» **Exercise brief**
Go to the line holding "int launch_bias_grad(const void" in the entries below and write out exactly every line down to and including the line holding "int launch_conv_igemm(const void".

Collected data entries:
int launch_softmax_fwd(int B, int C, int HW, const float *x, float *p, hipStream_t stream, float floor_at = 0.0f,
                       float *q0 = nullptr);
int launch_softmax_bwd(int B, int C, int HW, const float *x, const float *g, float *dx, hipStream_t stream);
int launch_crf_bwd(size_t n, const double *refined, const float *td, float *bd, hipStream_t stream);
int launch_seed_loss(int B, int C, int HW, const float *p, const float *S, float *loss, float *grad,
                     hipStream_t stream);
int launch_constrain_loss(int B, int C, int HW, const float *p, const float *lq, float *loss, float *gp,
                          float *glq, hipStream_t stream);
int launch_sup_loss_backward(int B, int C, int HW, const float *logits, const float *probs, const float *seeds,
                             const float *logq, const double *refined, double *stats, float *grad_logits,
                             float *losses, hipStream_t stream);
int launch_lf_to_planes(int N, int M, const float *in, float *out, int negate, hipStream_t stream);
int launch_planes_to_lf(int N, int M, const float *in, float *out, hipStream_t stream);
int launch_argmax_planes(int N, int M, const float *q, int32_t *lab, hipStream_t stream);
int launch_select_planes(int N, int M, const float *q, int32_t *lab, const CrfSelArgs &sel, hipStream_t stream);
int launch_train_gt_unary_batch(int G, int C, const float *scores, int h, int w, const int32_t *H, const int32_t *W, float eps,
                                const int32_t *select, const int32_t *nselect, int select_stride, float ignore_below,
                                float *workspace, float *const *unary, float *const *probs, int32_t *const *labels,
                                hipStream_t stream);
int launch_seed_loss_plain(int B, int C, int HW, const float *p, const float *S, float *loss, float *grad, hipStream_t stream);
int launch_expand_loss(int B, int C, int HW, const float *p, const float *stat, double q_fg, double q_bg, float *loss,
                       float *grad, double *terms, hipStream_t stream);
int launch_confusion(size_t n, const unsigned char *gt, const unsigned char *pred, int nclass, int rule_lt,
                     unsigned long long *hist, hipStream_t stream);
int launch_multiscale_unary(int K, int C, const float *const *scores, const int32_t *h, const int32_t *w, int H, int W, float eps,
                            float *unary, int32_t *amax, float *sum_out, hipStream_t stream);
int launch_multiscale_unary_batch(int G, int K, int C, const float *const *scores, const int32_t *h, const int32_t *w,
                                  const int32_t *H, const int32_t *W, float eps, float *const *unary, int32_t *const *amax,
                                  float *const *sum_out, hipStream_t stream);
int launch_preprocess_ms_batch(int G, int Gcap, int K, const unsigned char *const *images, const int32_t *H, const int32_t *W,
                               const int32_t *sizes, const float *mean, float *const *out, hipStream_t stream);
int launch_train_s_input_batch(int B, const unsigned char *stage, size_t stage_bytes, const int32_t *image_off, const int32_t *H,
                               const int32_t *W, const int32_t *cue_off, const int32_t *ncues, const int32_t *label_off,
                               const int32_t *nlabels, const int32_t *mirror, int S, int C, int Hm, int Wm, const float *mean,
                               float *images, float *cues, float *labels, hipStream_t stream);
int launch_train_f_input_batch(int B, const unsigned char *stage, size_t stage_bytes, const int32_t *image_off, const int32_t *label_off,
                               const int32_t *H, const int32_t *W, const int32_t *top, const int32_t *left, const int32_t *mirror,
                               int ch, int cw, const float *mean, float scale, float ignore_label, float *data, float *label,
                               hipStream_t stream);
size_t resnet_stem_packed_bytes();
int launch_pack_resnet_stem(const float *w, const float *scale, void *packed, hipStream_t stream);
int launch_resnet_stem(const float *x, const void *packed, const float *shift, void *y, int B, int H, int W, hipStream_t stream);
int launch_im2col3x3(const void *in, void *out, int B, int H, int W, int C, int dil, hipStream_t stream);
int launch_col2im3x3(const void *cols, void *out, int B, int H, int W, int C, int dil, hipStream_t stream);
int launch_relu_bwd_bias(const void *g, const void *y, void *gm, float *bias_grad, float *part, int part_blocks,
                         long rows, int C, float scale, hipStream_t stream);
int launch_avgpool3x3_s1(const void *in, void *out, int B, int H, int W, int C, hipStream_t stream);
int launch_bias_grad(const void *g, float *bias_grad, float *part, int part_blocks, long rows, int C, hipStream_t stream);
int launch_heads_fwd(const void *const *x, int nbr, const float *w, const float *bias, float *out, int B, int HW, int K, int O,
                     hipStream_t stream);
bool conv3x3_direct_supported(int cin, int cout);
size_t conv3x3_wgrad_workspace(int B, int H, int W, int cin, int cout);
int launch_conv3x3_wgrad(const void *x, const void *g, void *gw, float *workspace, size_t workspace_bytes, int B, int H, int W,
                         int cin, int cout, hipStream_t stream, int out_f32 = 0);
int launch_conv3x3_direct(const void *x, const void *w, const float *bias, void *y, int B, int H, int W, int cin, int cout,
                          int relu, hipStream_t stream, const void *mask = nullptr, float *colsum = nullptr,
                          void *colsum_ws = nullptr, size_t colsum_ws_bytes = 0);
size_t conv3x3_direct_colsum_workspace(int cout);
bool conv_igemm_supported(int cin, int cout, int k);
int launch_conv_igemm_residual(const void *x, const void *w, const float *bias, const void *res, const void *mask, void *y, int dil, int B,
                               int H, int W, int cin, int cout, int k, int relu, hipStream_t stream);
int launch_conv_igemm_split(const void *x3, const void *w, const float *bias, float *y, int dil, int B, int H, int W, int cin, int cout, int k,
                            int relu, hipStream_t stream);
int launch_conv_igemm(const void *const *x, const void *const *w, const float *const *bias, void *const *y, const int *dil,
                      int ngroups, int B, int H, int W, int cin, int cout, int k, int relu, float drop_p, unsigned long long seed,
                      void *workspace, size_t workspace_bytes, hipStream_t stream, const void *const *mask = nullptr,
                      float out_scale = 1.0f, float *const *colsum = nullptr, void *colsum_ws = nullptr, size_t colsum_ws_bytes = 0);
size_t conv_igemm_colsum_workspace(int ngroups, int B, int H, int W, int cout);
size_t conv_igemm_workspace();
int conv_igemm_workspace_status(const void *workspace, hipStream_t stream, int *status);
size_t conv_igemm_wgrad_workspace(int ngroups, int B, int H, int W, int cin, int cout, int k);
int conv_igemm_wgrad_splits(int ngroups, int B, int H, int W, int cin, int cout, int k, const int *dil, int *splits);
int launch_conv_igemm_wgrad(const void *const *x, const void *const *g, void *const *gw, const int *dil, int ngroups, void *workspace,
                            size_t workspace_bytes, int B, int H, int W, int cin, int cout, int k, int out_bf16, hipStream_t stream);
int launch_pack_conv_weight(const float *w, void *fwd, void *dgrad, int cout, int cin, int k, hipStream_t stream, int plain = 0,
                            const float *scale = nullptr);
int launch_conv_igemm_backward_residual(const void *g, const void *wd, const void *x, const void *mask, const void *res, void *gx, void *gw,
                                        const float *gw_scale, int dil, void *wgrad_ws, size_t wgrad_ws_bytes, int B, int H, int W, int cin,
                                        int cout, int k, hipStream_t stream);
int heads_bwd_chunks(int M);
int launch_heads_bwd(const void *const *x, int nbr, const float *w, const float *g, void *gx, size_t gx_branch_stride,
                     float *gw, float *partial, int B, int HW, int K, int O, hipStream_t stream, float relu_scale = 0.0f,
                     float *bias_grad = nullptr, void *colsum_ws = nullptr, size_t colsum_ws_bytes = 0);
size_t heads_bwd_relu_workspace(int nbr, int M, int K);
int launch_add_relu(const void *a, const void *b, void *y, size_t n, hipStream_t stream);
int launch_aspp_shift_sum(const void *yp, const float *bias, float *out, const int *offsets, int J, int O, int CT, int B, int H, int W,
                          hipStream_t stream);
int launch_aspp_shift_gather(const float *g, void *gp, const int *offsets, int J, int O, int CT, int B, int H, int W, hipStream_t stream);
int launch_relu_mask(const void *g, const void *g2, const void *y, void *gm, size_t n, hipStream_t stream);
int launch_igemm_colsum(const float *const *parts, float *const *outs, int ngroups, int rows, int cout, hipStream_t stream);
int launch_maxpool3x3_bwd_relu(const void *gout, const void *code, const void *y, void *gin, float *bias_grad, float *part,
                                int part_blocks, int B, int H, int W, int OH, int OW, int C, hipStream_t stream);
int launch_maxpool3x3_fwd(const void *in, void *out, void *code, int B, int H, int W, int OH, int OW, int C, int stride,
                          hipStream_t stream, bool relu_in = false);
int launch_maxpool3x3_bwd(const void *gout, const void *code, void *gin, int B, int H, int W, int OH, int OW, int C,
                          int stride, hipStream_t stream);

» **Exercise solution**
int launch_bias_grad(const void *g, float *bias_grad, float *part, int part_blocks, long rows, int C, hipStream_t stream);
int launch_heads_fwd(const void *const *x, int nbr, const float *w, const float *bias, float *out, int B, int HW, int K, int O,
                     hipStream_t stream);
bool conv3x3_direct_supported(int cin, int cout);
size_t conv3x3_wgrad_workspace(int B, int H, int W, int cin, int cout);
int launch_conv3x3_wgrad(const void *x, const void *g, void *gw, float *workspace, size_t workspace_bytes, int B, int H, int W,
                         int cin, int cout, hipStream_t stream, int out_f32 = 0);
int launch_conv3x3_direct(const void *x, const void *w, const float *bias, void *y, int B, int H, int W, int cin, int cout,
                          int relu, hipStream_t stream, const void *mask = nullptr, float *colsum = nullptr,
                          void *colsum_ws = nullptr, size_t colsum_ws_bytes = 0);
size_t conv3x3_direct_colsum_workspace(int cout);
bool conv_igemm_supported(int cin, int cout, int k);
int launch_conv_igemm_residual(const void *x, const void *w, const float *bias, const void *res, const void *mask, void *y, int dil, int B,
                               int H, int W, int cin, int cout, int k, int relu, hipStream_t stream);
int launch_conv_igemm_split(const void *x3, const void *w, const float *bias, float *y, int dil, int B, int H, int W, int cin, int cout, int k,
                            int relu, hipStream_t stream);
int launch_conv_igemm(const void *const *x, const void *const *w, const float *const *bias, void *const *y, const int *dil,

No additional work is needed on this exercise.